(Extracted records)

int cn_cov_prepare_impl(cornetto_accel_t *h, cornetto_cov_t *c, int32_t w, int32_t inc, uint64_t sums[3])
{
    if (inc < 1) return cn_fail(h, CORNETTO_E_UNSUPPORTED, "cov_prepare: needs window_inc >= 1 (got -i %d: the reference divides by it)", inc);
    for (int32_t i = 0; i < c->n; ++i) {
        const int32_t line = c->len[i] < 1 ? 0 : regs_assert_host(c->len[i], w, inc);
        if (line)
            return cn_fail(h, CORNETTO_E_ASSERT, "src/boringbits_main.c:%d: get_regs: Assertion `%s' failed. (contig %d of length %d, -w %d -i %d)", line,
                           line == 353 ? "st<end" : "end == length", i, c->len[i], w, inc);
    }
    const int32_t q = w / inc, r = w % inc;
    sums[0] = sums[1] = 0;
    sums[2] = (uint64_t)c->total;
    CN_TRACE("cov_prepare: enter");
    if (c->w != w || c->inc != inc || !c->d_blk) {
        struct Invalidate {
            cornetto_cov_t *c;
            bool keep = false;
            ~Invalidate() { if (!keep) c->w = c->inc = -1; }
        } built{c};
        c->w = w;
        c->inc = inc;
        c->cw_mode = -1;
        c->blk_off.assign(c->n + 1, 0);
        c->n_reg.assign(c->n, 0);
        for (int32_t i = 0; i < c->n; ++i) {
            if (c->len[i] < 1) return cn_fail(h, CORNETTO_E_ARG, "cov_prepare: contig %d is empty (a bedgraph cannot produce that)", i);
            c->n_reg[i] = n_reg_host(c->len[i], w, inc);
            c->blk_off[i + 1] = c->blk_off[i] + cn_align_up((int64_t)c->n_reg[i] + q + 1, CB_THREADS);
        }
        c->n_blk = c->blk_off[c->n];
        const int64_t ntl = cntiles::prefix(h, c->cb_pref, c->n, [&](int32_t i) { return (c->blk_off[i + 1] - c->blk_off[i]) / CB_THREADS; });
        if (ntl < 0) return cn_fail(h, CORNETTO_E_NOMEM, "cov_prepare: device allocation failed");
        c->n_cb_tiles = ntl;
        if (c->d_blk) { (void)hipFree(c->d_blk); c->d_blk = nullptr; }
        if (c->d_blk_off) { (void)hipFree(c->d_blk_off); c->d_blk_off = nullptr; }
        if (c->d_cb_tiles) { (void)hipFree(c->d_cb_tiles); c->d_cb_tiles = nullptr; }
        if (c->d_cb_tmeta) { (void)hipFree(c->d_cb_tmeta); c->d_cb_tmeta = nullptr; }
        if (c->d_n_reg) { (void)hipFree(c->d_n_reg); c->d_n_reg = nullptr; }
        const size_t nt = (size_t)ntl;
        if (nt == 0) { built.keep = true; return CORNETTO_OK; }
        if (cn_obj_malloc(h, (void **)&c->d_blk, (size_t)c->n_blk * sizeof(uint4) + 2 * nt * sizeof(uint32_t)) != hipSuccess ||
            cn_obj_malloc(h, (void **)&c->d_blk_off, (size_t)(c->n + 1) * 8) != hipSuccess ||
            cn_obj_malloc(h, (void **)&c->d_cb_tiles, nt * sizeof(int2)) != hipSuccess ||
            cn_obj_malloc(h, (void **)&c->d_cb_tmeta, 2 * nt * sizeof(int4)) != hipSuccess ||
            cn_obj_malloc(h, (void **)&c->d_n_reg, (size_t)c->n * 4) != hipSuccess)
            return cn_fail(h, CORNETTO_E_NOMEM, "cov_prepare: device allocation failed");
        cntiles::fill<<<dim3((unsigned)((nt + 255) / 256)), dim3(256), 0, h->stream>>>(c->cb_pref.dev, c->n, ntl, CbTileFill{c->d_cb_tiles, c->d_cb_tmeta, c->d_len, c->d_off});
        CN_HIP(h, hipGetLastError());
        CN_HIP(h, hipMemcpyAsync(c->d_blk_off, c->blk_off.data(), (size_t)(c->n + 1) * 8, hipMemcpyHostToDevice, h->stream));
        CN_HIP(h, hipMemcpyAsync(c->d_n_reg, c->n_reg.data(), (size_t)c->n * 4, hipMemcpyHostToDevice, h->stream));
        built.keep = true;
    }
    CN_TRACE("cov_prepare: tables");
    const size_t nt = (size_t)c->n_cb_tiles;
    if (nt == 0) return CORNETTO_OK;
    uint2 *d_t32 = (uint2 *)cn_ws(h, WS_CB_T32, nt * sizeof(uint2));
    ulonglong2 *d_t64 = (ulonglong2 *)cn_ws(h, WS_CB_T64, nt * sizeof(ulonglong2));
    unsigned long long *d_grand = (unsigned long long *)cn_ws(h, WS_CB_GRAND, 16);
    unsigned long long *p_grand = (unsigned long long *)cn_pin(h, PIN_SMALL, 64);
    if (!d_t32 || !d_t64 || !d_grand || !p_grand) return cn_fail(h, CORNETTO_E_NOMEM, "cov_prepare: workspace allocation failed");
    uint2 *d_pre = reinterpret_cast<uint2 *>(c->d_blk), *d_head = d_pre + c->n_blk;
    uint32_t *d_toff_d = reinterpret_cast<uint32_t *>(d_head + c->n_blk), *d_toff_q = d_toff_d + nt;
    CN_TRACE("cov_prepare: workspaces");
    CN_HIP(h, hipMemsetAsync(d_grand, 0, 16, h->stream));
    static const int cb_tmeta = CN_DEV_INT("CORNETTO_COV_TMETA", 1);
    CbArgs A{c->d_depth, c->d_mq, c->d_off, c->d_len, c->d_cb_tiles, inc, r, d_pre, d_head, (int64_t)nt, cb_tmeta ? c->d_cb_tmeta : nullptr, d_t32, d_t64};
    if (inc <= CB_MAX_INC_LDS) {
        const size_t lds = (size_t)CB_THREADS / CB_PARTS * inc * sizeof(uint16_t);
        static_assert(CB_THREADS / CB_PARTS * 50 / 8 <= 4 * CB_THREADS, "cov_blocks<true, INC>: at most 4 vectors per thread and part");
        if (A.inc == 50) {
            static const int cb_nt = CN_DEV_INT("CORNETTO_COV_TILES", 1);
            if (cb_nt == 2) {
                CN_HIP(h, hipFuncSetAttribute(reinterpret_cast<const void *>(&cov_blocks<true, 50, 2>), hipFuncAttributeMaxDynamicSharedMemorySize, (int)lds));
                CN_LAUNCH(h, "cov_blocks", cov_blocks<true, 50, 2><<<dim3((unsigned)((nt + 1) / 2)), dim3(CB_THREADS), lds, h->stream>>>(A));
            } else {
                CN_HIP(h, hipFuncSetAttribute(reinterpret_cast<const void *>(&cov_blocks<true, 50>), hipFuncAttributeMaxDynamicSharedMemorySize, (int)lds));
                CN_LAUNCH(h, "cov_blocks", cov_blocks<true, 50><<<dim3((unsigned)nt), dim3(CB_THREADS), lds, h->stream>>>(A));
            }
        } else {
            CN_HIP(h, hipFuncSetAttribute(reinterpret_cast<const void *>(&cov_blocks<true, 0>), hipFuncAttributeMaxDynamicSharedMemorySize, (int)lds));
            CN_LAUNCH(h, "cov_blocks", cov_blocks<true, 0><<<dim3((unsigned)nt), dim3(CB_THREADS), lds, h->stream>>>(A));
        }
    } else {
        CN_LAUNCH(h, "cov_blocks", cov_blocks<false, 0><<<dim3((unsigned)nt), dim3(CB_THREADS), 0, h->stream>>>(A));
    }
    {
        uint32_t *const outs[2] = {d_toff_d, d_toff_q};
        CN_TRY(cnscan::exclusive_u32_multi(h, "cov_tilescan", reinterpret_cast<const uint32_t *>(d_t32), (int64_t)nt, 2, 2, outs, nullptr));
    }
    const unsigned nb64 = (unsigned)std::min<size_t>(1024, (nt + 255) / 256);
    CN_LAUNCH(h, "cov_total64", cov_total64<<<dim3(nb64), dim3(256), 0, h->stream>>>(d_t64, (int64_t)nt, d_grand));
    CN_HIP(h, hipMemcpyAsync(p_grand, d_grand, 16, hipMemcpyDeviceToHost, h->stream));
    CN_TRACE("cov_prepare: queued");
    CN_HIP(h, hipStreamSynchronize(h->stream));
    CN_TRACE("cov_prepare: done");
    sums[0] = p_grand[0] - c->sum_corr[0];
    sums[1] = p_grand[1] - c->sum_corr[1];
    c->sums[0] = sums[0]; c->sums[1] = sums[1]; c->sums[2] = (uint64_t)c->total;
    return CORNETTO_OK;
}

extern "C" {

static int64_t cov_est_key(const cornetto_cov_t *c, int mode, int32_t lo, int32_t hi, float low_mq, int32_t edge, int32_t min_len)
{
    uint32_t qb;
    memcpy(&qb, &low_mq, 4);
    uint64_t k = 1469598103934665603ull;
    for (uint64_t v : {(uint64_t)(uint32_t)mode, (uint64_t)(uint32_t)lo, (uint64_t)(uint32_t)hi, (uint64_t)qb, (uint64_t)(uint32_t)edge, (uint64_t)(uint32_t)min_len,
                       (uint64_t)(uint32_t)c->w, (uint64_t)(uint32_t)c->inc})
        k = (k ^ v) * 1099511628211ull;
    return (int64_t)(k >> 1);
}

EXERCISE OBJECTIVE:
From the entries above, select each line containing the string "allocation".

EXERCISE RESULT:
        if (ntl < 0) return cn_fail(h, CORNETTO_E_NOMEM, "cov_prepare: device allocation failed");
            return cn_fail(h, CORNETTO_E_NOMEM, "cov_prepare: device allocation failed");
    if (!d_t32 || !d_t64 || !d_grand || !p_grand) return cn_fail(h, CORNETTO_E_NOMEM, "cov_prepare: workspace allocation failed");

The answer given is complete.